Your instructions:
Copy exactly the lines from the start of the data below through the one that carries "if (remaining <= hh::kMaxModelsPerPass)", and only those.

Data listing:
int hh_mc_accumulate(hh_ctx* ctx, const hh_model* m, const hh_config* c, double* accum_dev,
                     double* terminal) {
  if (!ctx) return HH_ERR_INVALID;
  std::lock_guard<std::recursive_mutex> lock__(ctx->mu);
  int rc = validate(ctx, m, c);
  if (rc) return rc;
  if (!accum_dev) return fail(ctx, HH_ERR_INVALID, "accum_dev is NULL");
  HH_HIP(ctx, hipSetDevice(ctx->device));
  bool reduced = false;
  rc = run_simulation(ctx, m, c, terminal, false, nullptr, accum_dev, &reduced);
  if (rc) return rc;
  if (!reduced)
    HH_HIP(ctx, hh::launch_reduce_records(ctx->records, hh::sim_records(*c), (double)c->n_paths, accum_dev, ctx->stream, 1, m, c));
  if ((rc = end_timing(ctx))) return rc;
  if ((rc = release_host_operands(ctx))) return rc;
  return copy_back_terminal(ctx, c, terminal);
}

static int next_pass(int remaining) {
  if (remaining <= hh::kMaxModelsPerPass) return remaining;
  return remaining == hh::kMaxModelsPerPass + 1 ? hh::kMaxModelsPerPass - 1 : hh::kMaxModelsPerPass;
}

int hh_mc_accumulate_multi(hh_ctx* ctx, const hh_model* models, uint32_t n_models, const hh_config* c,
                           double* accum_dev, double* const* terminals) {
  if (!ctx) return HH_ERR_INVALID;
  std::lock_guard<std::recursive_mutex> lock__(ctx->mu);
  if (!models || n_models == 0 || n_models > HH_MAX_MODELS)
    return fail(ctx, HH_ERR_INVALID, "hh_mc_accumulate_multi: 1 .. %d models", HH_MAX_MODELS);
  if (!accum_dev) return fail(ctx, HH_ERR_INVALID, "accum_dev is NULL");
  int rc;
  for (uint32_t k = 0; k < n_models; ++k)
    if ((rc = validate(ctx, &models[k], c))) return rc;
  if (c->n_partials)
    return fail(ctx, HH_ERR_UNSUPPORTED, "several models in one pass carry no dual partials (n_partials must be 0)");
  if (n_models == 1) return hh_mc_accumulate(ctx, models, c, accum_dev, terminals ? terminals[0] : nullptr);
  HH_HIP(ctx, hipSetDevice(ctx->device));
  if (c->strategy == HH_BROADIE_KAYA) {
    const uint32_t count = hh::bk_record_count(c->n_paths);
    if ((rc = ensure(ctx, ctx->records, ctx->records_cap, 2 * (size_t)count * hh::kRecStride))) return rc;
    std::vector<int> leader(n_models, -1);
    for (uint32_t k = 0; k < n_models; ++k)
      for (uint32_t j = 0; j < k; ++j)
        if (leader[j] < 0 && hh::bk_same_chain(models[j], models[k])) {
          leader[k] = (int)j;
          break;
        }
    for (uint32_t k = 0; k < n_models; ++k) {
      if (leader[k] >= 0) continue;
      if ((rc = hh_mc_accumulate(ctx, &models[k], c, accum_dev + (size_t)k * HH_ACC_LEN, terminals ? terminals[k] : nullptr)))
        return rc;
      for (uint32_t f = k + 1; f < n_models; ++f) {
        if (leader[f] != (int)k) continue;
        double* terminal = terminals ? terminals[f] : nullptr;
        hh::DevicePtrs p{};
        p.records = ctx->records + (size_t)count * hh::kRecStride;
        p.bk_scratch = ctx->bk_scratch;
        p.bk_term_cache = ctx->bk_term_cache;
        if (terminal && c->terminal_on_device) {
          p.terminal = terminal;
        } else if (terminal) {
          if ((rc = ensure(ctx, ctx->terminal, ctx->terminal_cap, (size_t)c->n_paths))) return rc;
          p.terminal = ctx->terminal;
        }
        if (ctx->timing) HH_HIP(ctx, hipEventRecord(ctx->tev[ctx->t_count % hh_ctx::kTimingSlots][0], ctx->stream));
        HH_HIP(ctx, hh::launch_bk_refinish(models[f], *c, p, ctx->records, ctx->stream));
        HH_HIP(ctx, hh::launch_reduce_records(p.records, count, (double)c->n_paths, accum_dev + (size_t)f * HH_ACC_LEN,
                                              ctx->stream, 1, &models[f], c, false,
                                              hh::bk_live_records(ctx->bk_scratch, c->n_paths)));
        if ((rc = end_timing(ctx))) return rc;
        if ((rc = copy_back_terminal(ctx, c, terminal))) return rc;
      }
    }
    return HH_OK;
  }
  const uint32_t n_tiles = hh::tiles_for(c->n_paths);
  const size_t rec_elems = (size_t)n_tiles * hh::kRecStride;
  const bool fuse = fuse_for(ctx, c);
  if (fuse) rc = ensure_poisoned(ctx, (size_t)n_models * rec_elems);
  else rc = ensure(ctx, ctx->records, ctx->records_cap, (size_t)n_models * rec_elems);
  if (rc) return rc;
  hh::DevicePtrs base{};
  if (fuse) fused_controls(ctx, base);
  if ((rc = stage_noise(ctx, c, base, true))) return rc;
  const size_t n_term = (size_t)c->n_paths * (c->antithetic ? 2 : 1);
  bool any_host_terminal = false;
  if (terminals && !c->terminal_on_device) {
    for (uint32_t k = 0; k < n_models; ++k) any_host_terminal = any_host_terminal || terminals[k] != nullptr;
    if (any_host_terminal && (rc = ensure(ctx, ctx->terminal, ctx->terminal_cap, (size_t)n_models * n_term))) return rc;
  }
  std::vector<hh::DevicePtrs> p(n_models, base);
  for (uint32_t k = 0; k < n_models; ++k) {
    p[k].records = (fuse ? ctx->frecords : ctx->records) + (size_t)k * rec_elems;
    p[k].accum = fuse ? accum_dev + (size_t)k * HH_ACC_LEN : nullptr;
    double* t = terminals ? terminals[k] : nullptr;
    p[k].terminal = !t ? nullptr : c->terminal_on_device ? t : ctx->terminal + (size_t)k * n_term;
  }
  if (ctx->timing) HH_HIP(ctx, hipEventRecord(ctx->tev[ctx->t_count % hh_ctx::kTimingSlots][0], ctx->stream));
  for (uint32_t k0 = 0; k0 < n_models;) {
    const int take = next_pass((int)(n_models - k0));
    HH_HIP(ctx, hh::launch_simulation_multi(models + k0, take, *c, p.data() + k0, ctx->stream));
    if (!fuse)
      for (int k = 0; k < take; ++k)
        HH_HIP(ctx, hh::launch_reduce_records(p[k0 + k].records, hh::sim_records(*c), (double)c->n_paths,
                                              accum_dev + (size_t)(k0 + k) * HH_ACC_LEN, ctx->stream, 1, &models[k0 + k], c));
    k0 += (uint32_t)take;
  }
  if ((rc = end_timing(ctx))) return rc;
  if ((rc = release_host_operands(ctx))) return rc;
  if (any_host_terminal) {
    for (uint32_t k = 0; k < n_models; ++k)
      if (terminals[k])
        HH_HIP(ctx, hipMemcpyAsync(terminals[k], p[k].terminal, n_term * sizeof(double), hipMemcpyDeviceToHost, ctx->stream));
    HH_HIP(ctx, hipStreamSynchronize(ctx->stream));
  }
  return HH_OK;
}

int hh_mc_solve_multi(hh_ctx* ctx, const hh_model* models, uint32_t n_models, const hh_config* c, hh_result* out,
                      double* const* terminals) {
  if (!ctx) return HH_ERR_INVALID;
  std::lock_guard<std::recursive_mutex> lock__(ctx->mu);
  if (!out || !models || n_models == 0 || n_models > HH_MAX_MODELS)
    return fail(ctx, HH_ERR_INVALID, "hh_mc_solve_multi: 1 .. %d models and their results", HH_MAX_MODELS);
  const WallClock clock;
  HH_HIP(ctx, hipSetDevice(ctx->device));
  const size_t n_acc = (size_t)n_models * HH_ACC_LEN;
  int rc = ensure(ctx, ctx->basket_accum, ctx->basket_accum_cap, n_acc);
  if (rc) return rc;
  HH_HIP(ctx, hipEventRecord(ctx->ev0, ctx->stream));
  if ((rc = hh_mc_accumulate_multi(ctx, models, n_models, c, ctx->basket_accum, terminals))) return rc;
  HH_HIP(ctx, hipEventRecord(ctx->ev1, ctx->stream));
  double host[HH_MAX_MODELS * HH_ACC_LEN];
  HH_HIP(ctx, hipMemcpyAsync(host, ctx->basket_accum, n_acc * sizeof(double), hipMemcpyDeviceToHost, ctx->stream));
  HH_HIP(ctx, hipStreamSynchronize(ctx->stream));
  double kernel_ms, total_ms;
  if ((rc = solve_times(ctx, clock, &kernel_ms, &total_ms))) return rc;
  rc = finalize_results(models, 1, c, host, n_models, kernel_ms, total_ms, out);
  return rc ? finalize_failed(ctx, rc) : HH_OK;
}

Answer for this exercise:
int hh_mc_accumulate(hh_ctx* ctx, const hh_model* m, const hh_config* c, double* accum_dev,
                     double* terminal) {
  if (!ctx) return HH_ERR_INVALID;
  std::lock_guard<std::recursive_mutex> lock__(ctx->mu);
  int rc = validate(ctx, m, c);
  if (rc) return rc;
  if (!accum_dev) return fail(ctx, HH_ERR_INVALID, "accum_dev is NULL");
  HH_HIP(ctx, hipSetDevice(ctx->device));
  bool reduced = false;
  rc = run_simulation(ctx, m, c, terminal, false, nullptr, accum_dev, &reduced);
  if (rc) return rc;
  if (!reduced)
    HH_HIP(ctx, hh::launch_reduce_records(ctx->records, hh::sim_records(*c), (double)c->n_paths, accum_dev, ctx->stream, 1, m, c));
  if ((rc = end_timing(ctx))) return rc;
  if ((rc = release_host_operands(ctx))) return rc;
  return copy_back_terminal(ctx, c, terminal);
}

static int next_pass(int remaining) {
  if (remaining <= hh::kMaxModelsPerPass) return remaining;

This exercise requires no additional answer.